**Data for this exercise**
=== Begin Enclosure ===
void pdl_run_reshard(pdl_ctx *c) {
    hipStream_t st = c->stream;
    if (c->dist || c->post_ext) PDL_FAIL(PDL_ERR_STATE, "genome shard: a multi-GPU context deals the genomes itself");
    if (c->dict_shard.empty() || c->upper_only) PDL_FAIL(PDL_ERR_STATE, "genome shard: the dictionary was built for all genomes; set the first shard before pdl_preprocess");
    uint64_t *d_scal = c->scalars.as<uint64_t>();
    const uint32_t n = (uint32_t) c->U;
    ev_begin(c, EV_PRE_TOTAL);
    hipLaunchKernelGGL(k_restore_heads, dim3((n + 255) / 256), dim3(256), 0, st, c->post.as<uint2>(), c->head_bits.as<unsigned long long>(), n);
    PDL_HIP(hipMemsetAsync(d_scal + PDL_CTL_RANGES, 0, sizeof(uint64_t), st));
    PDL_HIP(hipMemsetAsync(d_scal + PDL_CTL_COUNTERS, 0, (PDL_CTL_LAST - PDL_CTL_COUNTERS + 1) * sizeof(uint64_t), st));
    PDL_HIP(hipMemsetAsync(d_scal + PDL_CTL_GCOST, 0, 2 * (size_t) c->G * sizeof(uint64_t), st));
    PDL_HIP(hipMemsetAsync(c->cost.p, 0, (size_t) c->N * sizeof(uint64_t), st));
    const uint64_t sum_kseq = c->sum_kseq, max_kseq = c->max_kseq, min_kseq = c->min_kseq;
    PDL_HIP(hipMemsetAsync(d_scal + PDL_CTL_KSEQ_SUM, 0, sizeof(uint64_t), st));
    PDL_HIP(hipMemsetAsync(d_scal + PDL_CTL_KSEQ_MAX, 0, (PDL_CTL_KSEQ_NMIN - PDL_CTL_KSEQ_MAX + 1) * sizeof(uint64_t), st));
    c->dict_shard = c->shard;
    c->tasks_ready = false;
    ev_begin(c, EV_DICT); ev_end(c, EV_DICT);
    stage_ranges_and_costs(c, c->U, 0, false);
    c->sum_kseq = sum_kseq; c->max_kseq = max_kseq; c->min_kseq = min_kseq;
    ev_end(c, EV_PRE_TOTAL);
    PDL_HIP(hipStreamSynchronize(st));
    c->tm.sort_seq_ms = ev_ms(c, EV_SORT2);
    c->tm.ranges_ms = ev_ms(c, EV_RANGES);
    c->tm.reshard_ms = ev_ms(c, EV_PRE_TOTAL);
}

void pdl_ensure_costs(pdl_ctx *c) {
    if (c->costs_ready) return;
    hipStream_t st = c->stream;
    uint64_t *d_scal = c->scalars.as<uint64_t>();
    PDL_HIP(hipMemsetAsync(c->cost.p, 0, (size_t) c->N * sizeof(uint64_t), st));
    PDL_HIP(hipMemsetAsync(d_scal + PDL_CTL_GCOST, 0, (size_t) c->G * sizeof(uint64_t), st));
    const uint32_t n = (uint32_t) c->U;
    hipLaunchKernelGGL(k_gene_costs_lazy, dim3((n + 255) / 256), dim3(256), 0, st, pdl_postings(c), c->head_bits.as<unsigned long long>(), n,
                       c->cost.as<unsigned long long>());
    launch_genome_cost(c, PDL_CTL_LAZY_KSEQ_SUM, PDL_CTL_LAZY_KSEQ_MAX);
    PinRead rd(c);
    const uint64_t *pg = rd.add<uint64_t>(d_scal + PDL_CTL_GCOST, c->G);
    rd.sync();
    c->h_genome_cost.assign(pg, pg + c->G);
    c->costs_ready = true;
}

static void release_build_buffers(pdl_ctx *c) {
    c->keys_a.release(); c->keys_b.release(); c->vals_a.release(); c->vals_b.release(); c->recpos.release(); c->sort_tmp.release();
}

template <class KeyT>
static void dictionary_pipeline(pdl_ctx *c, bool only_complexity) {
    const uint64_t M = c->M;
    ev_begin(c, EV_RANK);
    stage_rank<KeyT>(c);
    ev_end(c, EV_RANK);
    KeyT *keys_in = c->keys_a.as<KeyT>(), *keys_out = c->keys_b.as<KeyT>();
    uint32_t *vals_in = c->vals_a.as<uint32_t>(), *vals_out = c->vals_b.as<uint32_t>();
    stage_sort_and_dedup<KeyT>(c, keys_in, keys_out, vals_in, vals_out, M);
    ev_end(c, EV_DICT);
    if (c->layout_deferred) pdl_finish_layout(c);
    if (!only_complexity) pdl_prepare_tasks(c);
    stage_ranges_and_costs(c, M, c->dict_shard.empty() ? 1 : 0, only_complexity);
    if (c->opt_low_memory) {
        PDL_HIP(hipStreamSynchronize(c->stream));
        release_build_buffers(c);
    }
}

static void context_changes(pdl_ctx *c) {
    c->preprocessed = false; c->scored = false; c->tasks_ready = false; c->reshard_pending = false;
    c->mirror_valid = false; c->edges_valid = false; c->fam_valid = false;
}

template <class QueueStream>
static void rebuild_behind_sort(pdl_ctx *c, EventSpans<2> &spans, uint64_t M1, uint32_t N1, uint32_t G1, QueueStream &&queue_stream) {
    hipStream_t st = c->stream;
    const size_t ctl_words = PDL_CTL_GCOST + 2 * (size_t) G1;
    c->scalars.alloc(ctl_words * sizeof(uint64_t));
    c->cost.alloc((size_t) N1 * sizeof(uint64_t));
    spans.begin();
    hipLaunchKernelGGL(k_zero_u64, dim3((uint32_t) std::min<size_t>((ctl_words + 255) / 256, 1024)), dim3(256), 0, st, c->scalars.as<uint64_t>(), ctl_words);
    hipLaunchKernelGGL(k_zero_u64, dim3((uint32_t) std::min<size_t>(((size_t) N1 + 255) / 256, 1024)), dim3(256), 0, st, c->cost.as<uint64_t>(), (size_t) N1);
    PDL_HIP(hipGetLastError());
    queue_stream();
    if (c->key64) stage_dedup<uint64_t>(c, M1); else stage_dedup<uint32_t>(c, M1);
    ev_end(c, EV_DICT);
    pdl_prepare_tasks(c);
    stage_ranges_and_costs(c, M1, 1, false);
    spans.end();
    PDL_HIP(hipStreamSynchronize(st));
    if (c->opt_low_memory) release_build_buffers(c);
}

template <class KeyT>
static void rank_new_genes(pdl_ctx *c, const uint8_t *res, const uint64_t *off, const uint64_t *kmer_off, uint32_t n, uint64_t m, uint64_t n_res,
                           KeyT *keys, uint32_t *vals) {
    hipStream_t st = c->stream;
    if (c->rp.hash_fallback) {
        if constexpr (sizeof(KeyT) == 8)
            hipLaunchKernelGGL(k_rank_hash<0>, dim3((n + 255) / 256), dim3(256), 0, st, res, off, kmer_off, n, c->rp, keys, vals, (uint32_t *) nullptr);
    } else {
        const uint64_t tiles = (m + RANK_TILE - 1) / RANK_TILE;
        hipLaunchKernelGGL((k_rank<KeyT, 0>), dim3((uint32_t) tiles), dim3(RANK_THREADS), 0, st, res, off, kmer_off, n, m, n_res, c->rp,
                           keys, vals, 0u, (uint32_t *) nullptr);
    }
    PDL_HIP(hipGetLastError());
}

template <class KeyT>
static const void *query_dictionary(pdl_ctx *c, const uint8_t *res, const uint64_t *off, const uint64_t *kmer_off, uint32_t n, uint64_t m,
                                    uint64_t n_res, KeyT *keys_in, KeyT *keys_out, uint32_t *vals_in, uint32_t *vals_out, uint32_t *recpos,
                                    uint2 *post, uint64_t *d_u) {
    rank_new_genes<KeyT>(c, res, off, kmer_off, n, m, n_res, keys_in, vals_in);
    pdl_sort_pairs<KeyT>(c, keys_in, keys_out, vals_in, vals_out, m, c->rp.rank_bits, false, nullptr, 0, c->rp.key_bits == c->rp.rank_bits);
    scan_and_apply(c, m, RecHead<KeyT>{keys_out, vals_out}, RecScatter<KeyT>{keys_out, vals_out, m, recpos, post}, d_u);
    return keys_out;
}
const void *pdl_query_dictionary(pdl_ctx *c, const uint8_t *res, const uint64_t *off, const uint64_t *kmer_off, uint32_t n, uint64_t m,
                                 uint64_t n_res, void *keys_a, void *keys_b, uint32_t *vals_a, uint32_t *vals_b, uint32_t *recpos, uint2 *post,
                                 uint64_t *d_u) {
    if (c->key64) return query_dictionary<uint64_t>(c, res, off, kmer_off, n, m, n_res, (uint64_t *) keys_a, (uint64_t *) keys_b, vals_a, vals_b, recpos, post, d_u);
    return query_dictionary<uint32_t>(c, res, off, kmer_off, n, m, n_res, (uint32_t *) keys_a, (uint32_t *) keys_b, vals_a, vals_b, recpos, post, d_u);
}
=== End Enclosure ===
=== Begin Enclosure ===
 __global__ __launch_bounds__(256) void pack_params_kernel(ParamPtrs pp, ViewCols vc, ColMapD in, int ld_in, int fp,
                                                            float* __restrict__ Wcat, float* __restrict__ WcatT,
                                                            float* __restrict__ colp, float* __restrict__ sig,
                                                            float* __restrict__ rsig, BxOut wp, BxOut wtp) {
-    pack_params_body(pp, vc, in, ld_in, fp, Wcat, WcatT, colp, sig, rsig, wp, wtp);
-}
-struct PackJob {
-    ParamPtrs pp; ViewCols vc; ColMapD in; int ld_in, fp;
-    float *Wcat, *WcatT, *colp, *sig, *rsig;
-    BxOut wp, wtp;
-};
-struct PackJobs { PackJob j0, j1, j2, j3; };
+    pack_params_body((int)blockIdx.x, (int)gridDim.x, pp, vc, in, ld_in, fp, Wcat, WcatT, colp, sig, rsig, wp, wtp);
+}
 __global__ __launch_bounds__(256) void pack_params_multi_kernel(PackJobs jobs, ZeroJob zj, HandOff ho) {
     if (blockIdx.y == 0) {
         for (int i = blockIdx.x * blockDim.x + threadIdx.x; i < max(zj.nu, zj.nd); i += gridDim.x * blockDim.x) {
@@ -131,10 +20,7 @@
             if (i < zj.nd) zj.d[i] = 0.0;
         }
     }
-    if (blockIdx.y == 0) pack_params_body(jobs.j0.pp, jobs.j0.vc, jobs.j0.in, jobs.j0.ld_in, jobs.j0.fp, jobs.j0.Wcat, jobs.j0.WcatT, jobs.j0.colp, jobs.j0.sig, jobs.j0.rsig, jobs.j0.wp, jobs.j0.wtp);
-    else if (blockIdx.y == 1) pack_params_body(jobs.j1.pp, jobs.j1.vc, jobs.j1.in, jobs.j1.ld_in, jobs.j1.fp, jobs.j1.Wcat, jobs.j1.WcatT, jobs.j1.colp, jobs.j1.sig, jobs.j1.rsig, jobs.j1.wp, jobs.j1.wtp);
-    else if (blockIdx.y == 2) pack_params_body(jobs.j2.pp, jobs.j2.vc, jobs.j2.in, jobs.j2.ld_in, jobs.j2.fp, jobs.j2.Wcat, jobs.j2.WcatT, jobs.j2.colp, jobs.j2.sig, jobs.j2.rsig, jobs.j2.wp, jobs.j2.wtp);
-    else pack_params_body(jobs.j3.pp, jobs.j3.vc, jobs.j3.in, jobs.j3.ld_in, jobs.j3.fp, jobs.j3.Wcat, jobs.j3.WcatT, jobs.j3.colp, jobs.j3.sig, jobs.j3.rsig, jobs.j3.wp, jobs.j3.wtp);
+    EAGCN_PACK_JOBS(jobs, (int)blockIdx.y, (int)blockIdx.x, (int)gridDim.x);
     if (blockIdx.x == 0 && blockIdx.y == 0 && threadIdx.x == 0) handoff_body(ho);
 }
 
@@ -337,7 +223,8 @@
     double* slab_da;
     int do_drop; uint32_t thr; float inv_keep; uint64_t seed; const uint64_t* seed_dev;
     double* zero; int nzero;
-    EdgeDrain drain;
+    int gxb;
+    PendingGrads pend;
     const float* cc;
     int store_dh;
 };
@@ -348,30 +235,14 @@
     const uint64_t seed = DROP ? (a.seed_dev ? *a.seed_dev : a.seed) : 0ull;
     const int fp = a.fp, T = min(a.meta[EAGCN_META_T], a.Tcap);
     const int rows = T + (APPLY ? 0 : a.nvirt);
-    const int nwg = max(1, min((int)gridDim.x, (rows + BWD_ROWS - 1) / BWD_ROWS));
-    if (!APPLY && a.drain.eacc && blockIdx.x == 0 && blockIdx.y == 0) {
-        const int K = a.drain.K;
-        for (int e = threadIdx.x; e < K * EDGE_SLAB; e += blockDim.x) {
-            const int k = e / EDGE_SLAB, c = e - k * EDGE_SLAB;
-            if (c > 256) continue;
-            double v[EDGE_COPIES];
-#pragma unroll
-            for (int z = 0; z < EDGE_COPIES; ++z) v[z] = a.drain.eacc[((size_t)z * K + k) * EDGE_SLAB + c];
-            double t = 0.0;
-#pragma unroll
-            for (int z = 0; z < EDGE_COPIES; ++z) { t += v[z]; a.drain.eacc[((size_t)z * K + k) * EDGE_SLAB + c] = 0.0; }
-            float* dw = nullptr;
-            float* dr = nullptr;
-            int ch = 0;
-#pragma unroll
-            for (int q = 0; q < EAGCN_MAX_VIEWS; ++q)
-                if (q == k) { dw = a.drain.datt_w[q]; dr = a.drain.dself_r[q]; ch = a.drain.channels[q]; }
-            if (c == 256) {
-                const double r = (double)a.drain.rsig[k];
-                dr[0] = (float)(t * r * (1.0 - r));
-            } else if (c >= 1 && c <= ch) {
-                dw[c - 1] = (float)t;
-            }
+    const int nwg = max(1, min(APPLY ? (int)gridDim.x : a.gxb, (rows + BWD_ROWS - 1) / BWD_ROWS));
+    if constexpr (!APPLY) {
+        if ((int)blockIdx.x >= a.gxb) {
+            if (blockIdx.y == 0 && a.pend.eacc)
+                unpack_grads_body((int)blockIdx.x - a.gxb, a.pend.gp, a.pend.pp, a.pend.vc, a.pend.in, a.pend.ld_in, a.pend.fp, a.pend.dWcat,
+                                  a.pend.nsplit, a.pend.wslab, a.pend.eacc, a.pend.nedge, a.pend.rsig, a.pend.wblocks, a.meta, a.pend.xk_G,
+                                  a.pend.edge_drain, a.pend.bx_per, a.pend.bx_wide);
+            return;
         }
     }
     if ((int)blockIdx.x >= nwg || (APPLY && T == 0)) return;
=== End Enclosure ===
=== Begin Enclosure ===
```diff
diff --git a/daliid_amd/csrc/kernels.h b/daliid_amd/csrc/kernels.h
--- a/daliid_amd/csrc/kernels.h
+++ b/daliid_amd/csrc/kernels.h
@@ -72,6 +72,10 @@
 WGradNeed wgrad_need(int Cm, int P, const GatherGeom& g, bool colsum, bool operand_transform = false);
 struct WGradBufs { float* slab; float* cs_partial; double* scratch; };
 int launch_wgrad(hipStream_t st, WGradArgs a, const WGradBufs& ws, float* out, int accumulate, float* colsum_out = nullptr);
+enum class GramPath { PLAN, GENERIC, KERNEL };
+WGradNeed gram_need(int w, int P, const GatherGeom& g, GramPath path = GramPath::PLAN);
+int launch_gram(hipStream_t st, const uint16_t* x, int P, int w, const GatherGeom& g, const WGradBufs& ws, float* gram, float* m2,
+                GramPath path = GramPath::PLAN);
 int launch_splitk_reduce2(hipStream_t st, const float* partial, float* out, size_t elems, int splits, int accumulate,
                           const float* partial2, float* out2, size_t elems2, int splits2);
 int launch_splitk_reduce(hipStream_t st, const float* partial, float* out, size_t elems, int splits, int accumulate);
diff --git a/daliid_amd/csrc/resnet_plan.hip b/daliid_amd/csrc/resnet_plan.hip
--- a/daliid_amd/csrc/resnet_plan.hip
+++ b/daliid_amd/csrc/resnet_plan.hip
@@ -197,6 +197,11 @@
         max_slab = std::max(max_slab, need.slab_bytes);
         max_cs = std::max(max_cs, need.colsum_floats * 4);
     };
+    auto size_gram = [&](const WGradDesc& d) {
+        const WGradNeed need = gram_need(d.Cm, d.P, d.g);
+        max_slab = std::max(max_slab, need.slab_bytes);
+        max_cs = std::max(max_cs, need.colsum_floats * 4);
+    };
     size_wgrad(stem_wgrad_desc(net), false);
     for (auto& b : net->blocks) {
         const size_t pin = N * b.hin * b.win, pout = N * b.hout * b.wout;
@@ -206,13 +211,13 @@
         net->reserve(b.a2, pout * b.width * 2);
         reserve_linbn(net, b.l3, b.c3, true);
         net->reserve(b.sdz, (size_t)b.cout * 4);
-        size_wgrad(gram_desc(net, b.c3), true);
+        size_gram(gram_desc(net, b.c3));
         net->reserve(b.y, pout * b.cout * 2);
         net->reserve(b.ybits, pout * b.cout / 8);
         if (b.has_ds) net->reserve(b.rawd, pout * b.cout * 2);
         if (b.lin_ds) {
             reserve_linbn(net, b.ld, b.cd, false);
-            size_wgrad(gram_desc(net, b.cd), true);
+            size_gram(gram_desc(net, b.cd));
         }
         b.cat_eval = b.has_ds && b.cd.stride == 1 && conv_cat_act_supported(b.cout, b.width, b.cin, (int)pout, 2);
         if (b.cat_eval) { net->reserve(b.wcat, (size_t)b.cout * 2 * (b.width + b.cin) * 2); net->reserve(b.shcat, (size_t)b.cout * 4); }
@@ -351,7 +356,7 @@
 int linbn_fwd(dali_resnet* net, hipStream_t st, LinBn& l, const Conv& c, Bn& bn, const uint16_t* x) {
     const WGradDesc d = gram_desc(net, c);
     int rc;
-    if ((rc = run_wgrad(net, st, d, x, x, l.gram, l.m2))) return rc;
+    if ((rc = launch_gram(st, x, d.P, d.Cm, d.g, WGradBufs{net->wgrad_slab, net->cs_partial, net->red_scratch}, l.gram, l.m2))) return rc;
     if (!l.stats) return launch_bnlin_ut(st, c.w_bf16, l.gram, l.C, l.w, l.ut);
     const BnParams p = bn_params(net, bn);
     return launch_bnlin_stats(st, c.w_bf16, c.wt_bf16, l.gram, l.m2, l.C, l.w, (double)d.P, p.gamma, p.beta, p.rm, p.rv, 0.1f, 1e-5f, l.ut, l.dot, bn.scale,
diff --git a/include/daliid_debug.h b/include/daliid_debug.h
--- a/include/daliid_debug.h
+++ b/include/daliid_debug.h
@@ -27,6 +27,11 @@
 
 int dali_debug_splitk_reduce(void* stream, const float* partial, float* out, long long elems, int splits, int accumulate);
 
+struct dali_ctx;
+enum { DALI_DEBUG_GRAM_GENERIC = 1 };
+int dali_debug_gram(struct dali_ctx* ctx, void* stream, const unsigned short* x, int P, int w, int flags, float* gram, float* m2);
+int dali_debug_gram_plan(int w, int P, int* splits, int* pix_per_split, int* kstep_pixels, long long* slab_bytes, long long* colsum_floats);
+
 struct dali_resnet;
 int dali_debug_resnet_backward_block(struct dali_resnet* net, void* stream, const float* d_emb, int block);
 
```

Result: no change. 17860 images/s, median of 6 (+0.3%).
=== End Enclosure ===
**Instructions to follow**
If a line above holds the string "spans", count it; give the final total as the only output.

**Completed task**
3